Based on the logs you shared I assume no data duplication happened between Metricbeat and Kafka but I'm no Kafka expert so I don't know the conditions that are required that duplicated messages would end up in Kafka. I see in your config you have required_acks: 1 and -1 would be needed to make sure it's commited in all replicas. But I think the risk of using "only" 1 is that you could lose data not that it's duplicated.

How many Logstash instance do you have? Did you see anything interesting in the Kafka, Logstash or Elasticsearch logs around this time?

Did you see the issue only once or several times since the first occurence?


(Hussain Kothari) #11

We have only one logstash instance, and yes we saw this issue for over two weeks now.
And the reason we dont have required_acks: -1 is we have huge amount of data around 300 million per day, which might be make performance slow if it waits for ack from all the replicas. (let me know if you think otherwise)

So finally I solved this by adding a filter plugin in logstash. This takes care of not adding the duplicates in ES even if there are multiple retires attempts from either beats or kafka.

Does this solution sounds good to you?
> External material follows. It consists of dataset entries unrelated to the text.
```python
def bert_bilstm_crf_predict(est, dev):
    store, params = est.store, est.params
    mask = dev['mask']
    total = getattr(mask, "total_tokens", None)
    if total is None or not _layer.PACK_SEQUENCES or _bert.PER_KERNEL or params.get('bert_precision', _layer.BERT_PRECISION) != 'bf16':
        return None
    if params.get('cell_type', 'lstm').lower() != 'lstm' or params.get('cell_size', 1) != 1:
        return None
    if dev['token_ids'].shape[1] > est.document_window()[0]:
        return None
    Hl, K = params['hidden_units_list'][0], params['label_size']
    v = store.vars
    lscope = "bilstm_layer/bidirectional_rnn"
    need = ("logits/kernel", "logits/bias", "crf_layer/transitions", f"{lscope}/fw/multi_rnn_cell/cell_0/lstm_cell/kernel",
            "bert/embeddings/word_embeddings")
    if any(n not in v for n in need):
        return None
    cfg = _bert.load_bert_config(params['pretrain_dir'])
    H = cfg["hidden_size"]
    c, arr, _ = _bert._c_tables(store, cfg, "bert", "tanh")
    c.gemm_tile = ops.DEFAULT_TILE
    pk = _layer._rnn_pack(store, {d: _layer._rnn_names(lscope, d, "lstm", 0) for d in ("fw", "bw")}, H, False)
    if pk["Dp"] != H:
        return None
    ids, seg, m32, sl = ops._i32(dev['token_ids']), ops._i32(dev['segment_ids']), ops._i32(mask), ops._i32(dev['seq_len'])
    B, L = ids.shape
    lib = _lib.lib()
    nbytes = lib.ner_bert_bilstm_crf_predict_workspace_bytes(ctypes.byref(c), B, L, int(total), Hl, K)
    ws = _workspace(nbytes, ids.device)
    pred = torch.empty((B, L), dtype=torch.int32, device=ids.device)
    emb = [v[f"bert/embeddings/{n}"] for n in ("word_embeddings", "token_type_embeddings", "position_embeddings",
                                               "LayerNorm/gamma", "LayerNorm/beta")]
    _lib.check(lib.ner_bert_bilstm_crf_predict(
        ctypes.byref(c), *[t.data_ptr() for t in emb], arr, pk["wx"].data_ptr(), pk["bias"].data_ptr(), pk["wh_fw"].data_ptr(),
        pk["wh_bw"].data_ptr(), Hl, 1 if params['rnn_activation'] == 'relu' else 0, v["logits/kernel"].data_ptr(),
        v["logits/bias"].data_ptr(), v["crf_layer/transitions"].data_ptr(), K, ids.data_ptr(), m32.data_ptr(), seg.data_ptr(),
        sl.data_ptr(), B, L, int(total), pred.data_ptr(), ws.data_ptr(), ws.numel(), _lib.stream()))
    _lib.LAUNCHES += 5 + 7 * cfg["num_hidden_layers"]
    return pred


FUSED_PREDICT = {"bert_bilstm_crf": bert_bilstm_crf_predict}
```

chinesener_b200/ops.py:

```python
import torch

from . import _lib
from ._lib import NerB200Error, check, lib, ptr, require_cuda, stream

EPI_F32, EPI_BF16, EPI_GELU_TANH_BF16, EPI_GELU_ERF_BF16, EPI_RELU_BF16, EPI_RES_F32, EPI_RES_RELU_F32 = range(7)
EPI_DIAG_DISCARD = 99
EPI_GELU_TANH_E4M3, EPI_GELU_ERF_E4M3 = 7, 8
E4M3 = torch.float8_e4m3fn
TILE_2CTA_128, TILE_2CTA_256 = 1128, 1256
TILE_SK_128, TILE_SK_256 = 2128, 2256
TILE_AUTO_THROUGHPUT = 3000
DEFAULT_TILE = 0


def _i32(t):
    return t if t.dtype == torch.int32 else t.to(torch.int32)


def crf_viterbi(logits, seq_len, trans, return_score=False):
    require_cuda(logits, seq_len, trans)
    assert logits.dtype == torch.float32 and trans.dtype == torch.float32
    B, L, K = logits.shape
    assert trans.shape == (K, K)
    seq_len = _i32(seq_len)
# ... 134 lines not shown
def layernorm(y, gamma, beta, residual=None, eps=1e-12, want_f32=True, want_bf16=True, keep_prob=1.0, seed=0):
    require_cuda(y, gamma, beta, residual)
    assert y.dtype in (torch.float32, torch.bfloat16)
    M, H = y.shape
    of = torch.empty((M, H), dtype=torch.float32, device=y.device) if want_f32 else None
    ob = torch.empty((M, H), dtype=torch.bfloat16, device=y.device) if want_bf16 else None
    check(lib().ner_layernorm_dropout(ptr(y), 1 if y.dtype == torch.bfloat16 else 0, ptr(residual), ptr(gamma), ptr(beta),
                                      ptr(of), ptr(ob), M, H, eps, float(keep_prob), int(seed) & 0xFFFFFFFFFFFFFFFF, stream()))
    return of, ob


def bert_embed_ln_e4m3(word_emb, type_emb, pos_emb, gamma, beta, ids, seg, eps=1e-12, tok_src=None, n_packed=0):
    require_cuda(word_emb, type_emb, pos_emb, gamma, beta, ids, seg, tok_src)
    B, L = ids.shape
    V, H = word_emb.shape
    ids = _i32(ids)
    seg = None if seg is None else _i32(seg)
    rows = n_packed if tok_src is not None else B * L
    of = torch.empty((rows, H), dtype=torch.float32, device=ids.device)
    oq = torch.empty((rows, H), dtype=E4M3, device=ids.device)
    osc = torch.empty((rows, H // 128), dtype=torch.float32, device=ids.device)
    check(lib().ner_bert_embed_ln_e4m3(ptr(word_emb), ptr(type_emb), ptr(pos_emb), ptr(gamma), ptr(beta), ptr(ids), ptr(seg),
                                       ptr(of), None, ptr(oq), ptr(osc), B, L, H, V, type_emb.shape[0], pos_emb.shape[0], eps,
                                       ptr(tok_src), n_packed, stream()))
    return of, oq, osc
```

Its working for now, but i feel the ideal way should be beats not repeat data even if it retires.

https://www.elastic.co/guide/en/logstash/5.4/plugins-filters-fingerprint.html#plugins-filters-fingerprint-target


(ruflin) #12

Glad you found a solution. I agree on the part that Beats should not duplicate the data. The part I don't understand yet if Metricbeat actually creates the same data multiple times (rather unlikely), resends data or something happens in ingesting in Kafka or pulling the data from Kafka.
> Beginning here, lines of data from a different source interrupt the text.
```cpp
enum { FORM_SINGLE = TREX_KIND_STEP, FORM_MANY = TREX_KIND_STEP_MANY, FORM_RESET = TREX_KIND_RESET, FORM_DEBUG = TREX_KIND_STEP_DEBUG,
       FORM_PAIR, FORM_COUNT };
constexpr bool trex_step_variant_exists(int form, unsigned features) {
  const bool warm = features & TREX_FEAT_WARM, ext = features & TREX_FEAT_EXT, act = features & TREX_FEAT_ACT;
  if (TREX_STAMPS && ((features & ~TREX_FEAT_WARM) != 0u || form == FORM_DEBUG)) return false;
  if (form == FORM_PAIR && warm && act) return false;
  if (form == FORM_RESET && (ext || act)) return false;
  if (form == FORM_DEBUG && features != 0u) return false;
  return true;
}
#define WSYNC() do { if (PAIR) __builtin_amdgcn_fence(__ATOMIC_ACQ_REL, "wavefront"); else __syncthreads(); } while (0)
template <bool RESET, bool DEBUG, bool MULTI, bool PAIR = false, bool WARM = false, bool EXT = false, bool SENS = false, bool ACT = false>
__device__ __forceinline__ void trex_step_body(const TrexStepArgs &args, const int wg_in) {
  static_assert(!PAIR || (!RESET && !DEBUG && !MULTI), "the pair form exists for the product step launch only");
  static_assert(!(WARM && DEBUG), "the diagnostics dump has no warm-start form");
  static_assert(!EXT || (!RESET && !DEBUG), "the external wrench exists for the product step launches only");
  static_assert(!SENS || !DEBUG, "the diagnostics dump has no contact-sensor form");
  static_assert(!ACT || (!RESET && !DEBUG), "the actuator model exists for the product step launches only");
  __shared__ WaveLds Wpair[PAIR ? 2 : 1];
  __shared__ __attribute__((aligned(16))) unsigned char Gpair[PAIR ? sizeof(CgLds) : 16];
  const int wave = PAIR ? uni((int)threadIdx.x >> 6) : 0;
  int wave_v = PAIR ? (int)threadIdx.x >> 6 : 0;
  if (PAIR) asm volatile("" : "+v"(wave_v));
  WaveLds &W = Wpair[wave_v];
  __shared__ float4 Wrec[WARM ? (PAIR ? 2 : 1) : 1][MAXC];
  float4 *const Wr = Wrec[WARM ? wave_v : 0];
  const int wg = PAIR ? 2 * wg_in + wave : wg_in;
  const int tid = (int)threadIdx.x & 63;
  const TrexDeviceModel *__restrict__ M = args.model;
  constexpr bool EARLY = PAIR && (SENS || !(EXT || ACT));
  int nb_e = 0, maxdepth_e = 0, n_sub_e = 0, iters_e = 0, maxc_e = 0;
  float dt_e = 0.f, inv_dt_e = 0.f, mu_e = 0.f, floor_e = 0.f, margin_e = 0.f;
  if constexpr (EARLY) {
    nb_e = M->nb; maxdepth_e = M->maxdepth; n_sub_e = M->n_substeps; iters_e = M->n_iterations; maxc_e = M->max_contacts;
    const float dt_l = M->prm[TP_DT], inv_dt_l = M->inv_dt, mu_l = M->prm[TP_FRICTION];
    const float floor_l = M->prm[TP_FLOOR_Z], margin_l = M->prm[TP_CONTACT_MARGIN];
    dt_e = uni_sgpr(dt_l); inv_dt_e = uni_sgpr(inv_dt_l); mu_e = uni_sgpr(mu_l); floor_e = uni_sgpr(floor_l); margin_e = uni_sgpr(margin_l);
  }
  int env = wg;
  int bal_phase = 0;
  if (args.bal) {
    const int32_t *B = args.bal;
    bal_phase = uni(B[TREX_BAL_PHASE]);
    const int32_t *cnt = B + TREX_BAL_COUNTS + TREX_BAL_BINS * bal_phase;
    const int k = wg, q = k >> 10, m = min(1024, args.n_envs - (q << 10));
    int r = q == 0 ? k : (q << 10) + (m - 1 - (k & 1023));
    if (PAIR) {
      const int bq = wg_in >> 9, half = args.n_envs >> 1, bm = min(512, half - (bq << 9));
      const int pidx = bq == 0 ? wg_in : (bq << 9) + (bm - 1 - (wg_in & 511));
      r = wave == 0 ? pidx : args.n_envs - 1 - pidx;
    }
    const int lane_ = tid;
    const int mine = lane_ < TREX_BAL_BINS ? cnt[lane_] : 0;
    int b = TREX_BAL_BINS - 1, total = 0;
#pragma unroll
    for (int c = 0; c < TREX_BAL_BINS; c++) total += rl(mine, c);
    for (; b > 0; b--) {
      const int c = rl(mine, b);
      if (r < c) break;
      r -= c;
    }
    if (total == args.n_envs) {
      env = B[TREX_BAL_LISTS + (size_t)(bal_phase * TREX_BAL_BINS + b) * args.n_envs + r];
      if (env < 0 || env >= args.n_envs) env = wg;
    }
  }
  env = uni(env);

  const int nb = EARLY ? nb_e : M->nb, maxdepth = EARLY ? maxdepth_e : M->maxdepth;
  const float dt = EARLY ? dt_e : (PAIR ? uni_sgpr(M->prm[TP_DT]) : M->prm[TP_DT]);
  const float inv_dt = EARLY ? inv_dt_e : (PAIR ? uni_sgpr(M->inv_dt) : M->inv_dt);
  const float dt_half = PAIR ? uni_sgpr(0.5f * dt) : 0.5f * dt, dt2_quarter = PAIR ? uni_sgpr(0.25f * dt * dt) : 0.25f * dt * dt;
  const int nj = nb - 1;
  auto Mo = [&]() { const TrexDeviceModel *Mi = M; asm volatile("" : "+s"(Mi)); return (GlobalModel)Mi; };
  auto lane_id = [&]() {
    int l;
    asm volatile("v_mbcnt_lo_u32_b32 %0, -1, 0\n\tv_mbcnt_hi_u32_b32 %0, -1, %0" : "=v"(l));
    return l;
  };

  float pos[3], quat[4], bv[3], bw[3];
  const float mu = args.arr.domain ? uni(args.arr.friction[env]) : (EARLY ? mu_e : (PAIR ? uni_sgpr(M->prm[TP_FRICTION]) : M->prm[TP_FRICTION]));
  bool motors_on;
// ... 1047 lines not shown
      {
        float dxf[3];
        cross3(po, p + 3, dxf);
#pragma unroll
        for (int k = 0; k < 3; k++) p[k] += dxf[k];
      }
#pragma unroll
      for (int k = 0; k < 6; k++) r00[k] = live ? -p[k] : 0.f;
      chol6_solve(I0c, r00, z00);
      diag += dot6(r00, z00);
      inv0 = live ? 1.0f / diag : 0.f;
      GlobalModel Mi = Mo();
      const float cerp = Mi->prm[TP_CONTACT_ERP], erp = Mi->prm[TP_ERP], kp_m = Mi->prm[TP_MOTOR_KP], kd_m = Mi->prm[TP_MOTOR_KD];
      const float max_imp_m = Mi->motor_max_impulse, q_lo = Mi->lower[bl], q_hi = Mi->upper[bl];
      if (crow) {
        float tv = 0.f;
        if (cdir == 0) tv = (cdist > 0.f) ? -cdist * inv_dt : -cdist * cerp * inv_dt;
        float wxx[3];
        cross3(nw, cx, wxx);
        const float pv[3] = {nv[0] + wxx[0], nv[1] + wxx[1], nv[2] + wxx[2]};
        y = (tv - (jv + dot3(dir, pv))) * inv0;
      }
      if (mrow) {
        float kp = kp_m, kd = kd_m, max_imp = max_imp_m;
        const float q = W.st[ST_Q][bl], nqd = W.st[ST_NQD][bl];
        float target = W.st[ST_TARGET][bl], vt = 0.f;
        if constexpr (ACT) {
          const float *g = args.act + (size_t)env * (ACT_ROWS * TL) + bl;
          const int so = args.act_cols > nj ? 4 * TL : 0;
          kp = g[so]; kd = g[so + TL]; max_imp = g[2 * TL];
          const unsigned bit = 1u << bl;
          if (args.act_vel & bit) { vt = target; target = q; kp = 0.f; }
          else if (args.act_tor & bit) { target = q; kp = 0.f; kd = 0.f; max_imp = 0.f; }
        }
        W.st[ST_MDG][bl] = diag;
        if constexpr (ACT) {
          y = __builtin_fmaf(kd, vt - nqd, kp * (target - q) * inv_dt) * inv0;
        } else
        y = (kp * (target - q) * inv_dt + kd * (0.f - nqd)) * inv0;
        mhi = motors_on ? max_imp : 0.f;
        float pen = 0.f;
        if (q - q_lo <= 0.f) { pen = q - q_lo; ldir = 1.f; }
        else if (q_hi - q <= 0.f) { pen = q_hi - q; ldir = -1.f; }
        const float lim_rhs = (-pen * erp * inv_dt - ldir * nqd) * inv0;
        lr = lim_rhs - ldir * y;
      }
    }
    const unsigned lim_mask = (unsigned)__ballot(ldir != 0.f);
    WSYNC();
    {
      float *zs = reinterpret_cast<float *>(W.body);
#pragma unroll
      for (int k = 0; k < 6; k++) zs[64 * k + lt] = z00[k];
      float4 *dc = W.u.desc[lt];
      dc[0] = make_float4(__uint_as_float(ca0), zc0[0], zc0[1], zc0[2]);
      dc[1] = make_float4(zc0[3], zc0[4], zc0[5], z00[0]);
      dc[2] = make_float4(z00[1], z00[2], z00[3], z00[4]);
      dc[3] = make_float4(z00[5], 0.f, 0.f, 0.f);
      if (PAIR) {
        zs[64 * 6 + lt] = y; zs[64 * 7 + lt] = mhi; zs[64 * 8 + lt] = lr; zs[64 * 9 + lt] = ldir;
        asm volatile("" : "=v"(y), "=v"(mhi), "=v"(lr), "=v"(ldir));
      }
    }
    WSYNC();
    STAMP(5);
    RELANE();

    auto krow_lane = [](int k) { return k < 3 * MAXC - 1 ? CLANE0 + k : 0; };
    auto column = [&](int L, const float *m, float4 d0, float4 d1, float4 d2, float4 d3) {
      float a0_ = r00[0] * d1.w;
      a0_ = __builtin_fmaf(r00[1], d2.x, a0_); a0_ = __builtin_fmaf(r00[2], d2.y, a0_);
      a0_ = __builtin_fmaf(r00[3], d2.z, a0_); a0_ = __builtin_fmaf(r00[4], d2.w, a0_);
      a0_ = __builtin_fmaf(r00[5], d3.x, a0_);
      a0_ = __builtin_fmaf(m[0], d0.y, a0_); a0_ = __builtin_fmaf(m[1], d0.z, a0_); a0_ = __builtin_fmaf(m[2], d0.w, a0_);
      a0_ = __builtin_fmaf(m[3], d1.x, a0_); a0_ = __builtin_fmaf(m[4], d1.y, a0_); a0_ = __builtin_fmaf(m[5], d1.z, a0_);
      return -inv0 * a0_;
    };
    auto chain_mask = [&](float4 d0, float *m) {
      const unsigned lowdiff = (unsigned)__builtin_ctz((ca0 ^ __float_as_uint(d0.x)) | 0x40000000u);
#pragma unroll
      for (int d = 0; d < MAXD; d++) m[d] = (lowdiff >= 5u * (d + 1)) ? u0[d] : 0.f;
    };
    float Bm[NJMAX];
    {
      float4 n0 = W.u.desc[1][0], n1 = W.u.desc[1][1], n2 = W.u.desc[1][2], n3 = W.u.desc[1][3];
#pragma unroll
      for (int j = 1; j <= NJMAX; j++) {
        const float4 d0 = n0, d1 = n1, d2 = n2, d3 = n3;
        if (j < NJMAX) { n0 = W.u.desc[j + 1][0]; n1 = W.u.desc[j + 1][1]; n2 = W.u.desc[j + 1][2]; n3 = W.u.desc[j + 1][3]; }
        float m[MAXD];
        chain_mask(d0, m);
        Bm[j - 1] = column(j, m, d0, d1, d2, d3);
        asm volatile("" : "+v"(Bm[j - 1]));
        __builtin_amdgcn_sched_barrier(0);
      }
    }
    float Bc[3 * MAXC];
#pragma unroll
    for (int k = 0; k < 3 * MAXC; k++) asm volatile("" : "=v"(Bc[k]));
#pragma unroll
    for (int s = 0; s < MAXC; s++) {
      if (s >= s0) {
        float m[MAXD];
#pragma unroll
        for (int a = 0; a < 3; a++) {
          const float4 *dc = W.u.desc[krow_lane(3 * s + a)];
          const float4 d0 = dc[0], d1 = dc[1], d2 = dc[2], d3 = dc[3];
          if (a == 0) chain_mask(d0, m);
          Bc[3 * s + a] = column(0, m, d0, d1, d2, d3);
          asm volatile("" : "+v"(Bc[3 * s + a]));
        }
        __builtin_amdgcn_sched_barrier(0);
      }
    }
    STAMP(6);
    RELANE();

    if (PAIR) {
      const float *zs = reinterpret_cast<const float *>(W.body);
      y = zs[64 * 6 + lt]; mhi = zs[64 * 7 + lt]; lr = zs[64 * 8 + lt]; ldir = zs[64 * 9 + lt];
    }
    float lam = 0.f, lam_c = 0.f, lim_lam = 0.f;
    if (WARM) {
      const bool crow = lt == 0 || lt >= CLANE0;
      const int k = crow ? (lt == 0 ? 3 * MAXC - 1 : lt - CLANE0) : 0, slot = k / 3, dir = k - 3 * slot;
      const int key = (crow && slot >= s0) ? __float_as_int(W.cpt[slot - s0][5]) : 0;
      const float *rw = reinterpret_cast<const float *>(Wr);
      float l0 = 0.f;
#pragma unroll
      for (int r = 0; r < MAXC; r++)
        if (key != 0 && __float_as_int(rw[4 * r]) == key) l0 = rw[4 * r + 1 + dir];
      lam = Mo()->prm[TP_WARMSTART] * l0;
      const unsigned long long wm = __ballot(lam != 0.f);
      if (wm != 0ull) {
#pragma unroll
        for (int s = 0; s < MAXC; s++) {
          const unsigned long long sm = (1ull << KROW_LANE(3 * s)) | (1ull << KROW_LANE(3 * s + 1)) | (1ull << KROW_LANE(3 * s + 2));
          if (s >= s0 && (wm & sm) != 0ull) {
#pragma unroll
            for (int a = 0; a < 3; a++) y = __builtin_fmaf(Bc[3 * s + a], rl(lam, KROW_LANE(3 * s + a)), y);
          }
        }
      }
    }
    int dvec = 0;
    {
#define TREX_ROW(LANE, BCOL, LO, HI)                                                                   \
  {                                                                                                    \
    const float nl_ = __builtin_amdgcn_fmed3f(lam + y, (LO), (HI));                                    \
    const float d_ = nl_ - lam;                                                                        \
    const float sd_ = rl(d_, (LANE));                                                                  \
    if (vs == (LANE)) lam = nl_;                                                                       \
    y = __builtin_fmaf((BCOL), sd_, y);                                                                \
  }
#define TREX_POINT_ROWS(P)                                                                             \
                \
               "v_max_f32_e64 %[d], %[y], -%[lam]\n\t"                                                 \
               "v_add_f32_e32 %[t], %[lam], %[d]\n\t"                                                  \
               "v_readlane_b32 %[sd], %[d], %[ln" #P "]\n\t"                                           \
               "v_readlane_b32 %[snl], %[t], %[ln" #P "]\n\t"                                          \
               "s_nop 0\n\t"                                                                           \
               "v_fmac_f32_e32 %[y], %[sd], %[b0" #P "]\n\t"                                           \
               "v_mul_f32_e32 %[hi], %[snl], %[mu]\n\t"                                                \
                              \
               "v_sub_f32_e64 %[t], -%[hi], %[lam]\n\t"                                                \
// ... 357 lines not shown
                         TREX_JT_END(22)
                         "v_fmac_f32_e32 %[y], %[sd], %[b23]\n\t"
                         "s_branch 9f\n\t"
                         TREX_JT_END(23)
                         "v_fmac_f32_e32 %[y], %[sd], %[b24]\n\t"
                         "s_branch 9f\n\t"
                         TREX_JT_END(24)
                         "v_fmac_f32_e32 %[y], %[sd], %[b25]\n\t"
                         "9:\n\t"
                         ".if (9b - 8b) != 8 * 25 - 4\n\t.error \"limit-row jump table: entry 25 (no branch) does not end 8 * 25 - 4 bytes after entry 1\"\n\t.endif\n\t"
                         : [y] "+v"(y), [t] "=&s"(jt_)
                         : [sd] "s"(sd), [j] "s"(j), [b1] "v"(Bm[0]), [b2] "v"(Bm[1]), [b3] "v"(Bm[2]), [b4] "v"(Bm[3]), [b5] "v"(Bm[4]), [b6] "v"(Bm[5]), [b7] "v"(Bm[6]), [b8] "v"(Bm[7]), [b9] "v"(Bm[8]), [b10] "v"(Bm[9]), [b11] "v"(Bm[10]), [b12] "v"(Bm[11]), [b13] "v"(Bm[12]), [b14] "v"(Bm[13]), [b15] "v"(Bm[14]), [b16] "v"(Bm[15]), [b17] "v"(Bm[16]), [b18] "v"(Bm[17]), [b19] "v"(Bm[18]), [b20] "v"(Bm[19]), [b21] "v"(Bm[20]), [b22] "v"(Bm[21]), [b23] "v"(Bm[22]), [b24] "v"(Bm[23]), [b25] "v"(Bm[24])
                         : "vcc", "scc");
#undef TREX_JT_END
          }
        }
        TREX_MOTOR_SWEEP
        TREX_POINT_SWEEP(false, DEBUG)
      }
      }
#undef TREX_ROW
#undef TREX_MOTOR_SWEEP
#undef TREX_POINT_SWEEP
#undef TREX_STAMP_ALIVE
#undef TREX_POINTS_DISPATCH
#undef TREX_POINT_ROWS
#undef TREX_POINT_TEXT
#undef TREX_POINT_JUMP
#undef TREX_POINT_HEAD
#undef TREX_POINT_BLOCK
#undef TREX_POINT_BLOCK_END
#undef TREX_POINT_LAST
#undef TREX_POINTS3
#undef TREX_POINTS1
      lam -= lam_c;
    }
    if (WARM) {
      const int l = lane_id(), w = warm_word(l);
      const int slot = l >= 1 && l <= MAXC ? l - 1 : (l == 0 ? MAXC - 1 : (l - CLANE0) / 3);
      float v = 0.f;
      if (slot >= s0) v = (l >= 1 && l <= MAXC) ? W.cpt[slot - s0][5] : lam;
      if (w >= 0) reinterpret_cast<float *>(Wr)[w] = v;
    }
#if TREX_PRIO_MODE == 1
    prio_nc = nc;
    set_tree_priority(sub);
#endif
    STAMP(7);
    RELANE();
    REROW();

    const float lt0 = lam + (mlane ? ldir * lim_lam : 0.f);
    float dvj = 0.f;
#pragma unroll
    for (int j = 1; j <= NJMAX; j++) dvj -= Bm[j - 1] * rl(lt0, j);
#pragma unroll
    for (int s = 0; s < MAXC; s++) {
      if (s >= s0) {
#pragma unroll
        for (int a = 0; a < 3; a++) dvj -= Bc[3 * s + a] * rl(lam, krow_lane(3 * s + a));
      }
    }
    float dvb[6];
    {
      const float *zs = reinterpret_cast<const float *>(W.body);
#pragma unroll
      for (int k = 0; k < 6; k++) dvb[k] = uni(wsum(lt0 * zs[64 * k + lt]));
    }
    const float nimp = uni(wsum((!mlane && cdir == 0) ? lam : 0.f));
    const float mdg = W.st[ST_MDG][bl];
    const float dv = mrow ? dvj * mdg : 0.f;
    if constexpr (SENS) {
      const bool first = sub == 0 || sub == n_sub, last = sub + 1 >= n_sub;
      float *sw = args.sens + (size_t)env * (SENS_ROWS * TL) + bl;
      float acc[6] = {0.f, 0.f, 0.f, 0.f, 0.f, 0.f}, cb[3] = {0.f, 0.f, 0.f};
      if (is_body) {
#pragma unroll
        for (int k = 0; k < 3; k++) cb[k] = sw[(6 + k) * TL];
        if (!first) {
#pragma unroll
          for (int k = 0; k < 6; k++) acc[k] = sw[k * TL];
        }
      }
#pragma unroll
      for (int s = 0; s < MAXC; s++) {
        if (s >= s0) {
          const float fs[3] = {rl(lam, krow_lane(3 * s + 1)), rl(lam, krow_lane(3 * s + 2)), rl(lam, krow_lane(3 * s))};
          const float *cp = W.cpt[s - s0];
          if (__float_as_int(cp[0]) == lt) {
            const float d[3] = {cp[1] - cb[0], cp[2] - cb[1], cp[3] - cb[2]};
            float m[3];
            cross3(d, fs, m);
#pragma unroll
            for (int k = 0; k < 3; k++) { acc[k] += fs[k]; acc[3 + k] += m[k]; }
          }
        }
      }
      if (is_body) {
        const float scale = last ? inv_dt / (float)(sub == n_sub ? 1 : n_sub) : 1.f;
#pragma unroll
        for (int k = 0; k < 6; k++) sw[k * TL] = acc[k] * scale;
      }
    }

    if (DEBUG && args.debug && wg == 0) {
      float *D = args.debug;
      if (lt < TL) D[96 + lt] = dv;
      if (lt == 0) {
        for (int k = 0; k < 6; k++) D[96 + nb + k] = dvb[k];
        D[128] = (float)nc; D[129] = (float)lim_mask;
      }
      if (lt < TL) {
#pragma unroll
        for (int j = 1; j <= NJMAX; j++) D[160 + 32 * (j - 1) + lt] = mrow ? -Bm[j - 1] * mdg : 0.f;
      }
      for (int c = 0; c < nc; c++) {
        const float l0 = rl(lam, krow_lane(3 * (s0 + c))), l1 = rl(lam, krow_lane(3 * (s0 + c) + 1)), l2 = rl(lam, krow_lane(3 * (s0 + c) + 2));
        if (lt == 0) {
          float *C = D + 960 + c * 16;
          C[0] = (float)__float_as_int(W.cpt[c][0]); C[1] = W.cpt[c][1]; C[2] = W.cpt[c][2]; C[3] = W.cpt[c][3]; C[4] = W.cpt[c][4];
          C[11] = l0; C[12] = l1; C[13] = l2;
        }
// ... 164 lines not shown
```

Is the duplicated data always from similar servers for example from servers which are under heavy load or a network under heavy load?


(Hussain Kothari) #13

I agree with you, I still haven't found exact root cause for this, as this was in prod i had to take corrective steps soon.
Also Kafka is a blackbox you cant really see the messages in it, so it become difficult to pinpoint the source of duplication.

No, duplicate data a was not limited to any similar servers, we found it in almost all different servers without any high network loads on them. Strangest thing is this issue started out of nowhere, without any major changes to either the servers or any ELK configs.

Anyhow, i will try reproducing the same issue in sandbox and see if i can get any concrete answers

Thanks for all your help :slight_smile:


(ruflin) #14

Great. Ping me when you get find something interesting. I would also look at the logs in beats if there are any errors or the stats report any non acked events. Same on the Logstash side if there were errors pulling data. Unfortunately don't know much about Kafka logs.


(system) #15

This topic was automatically closed 28 days after the last reply. New replies are no longer allowed.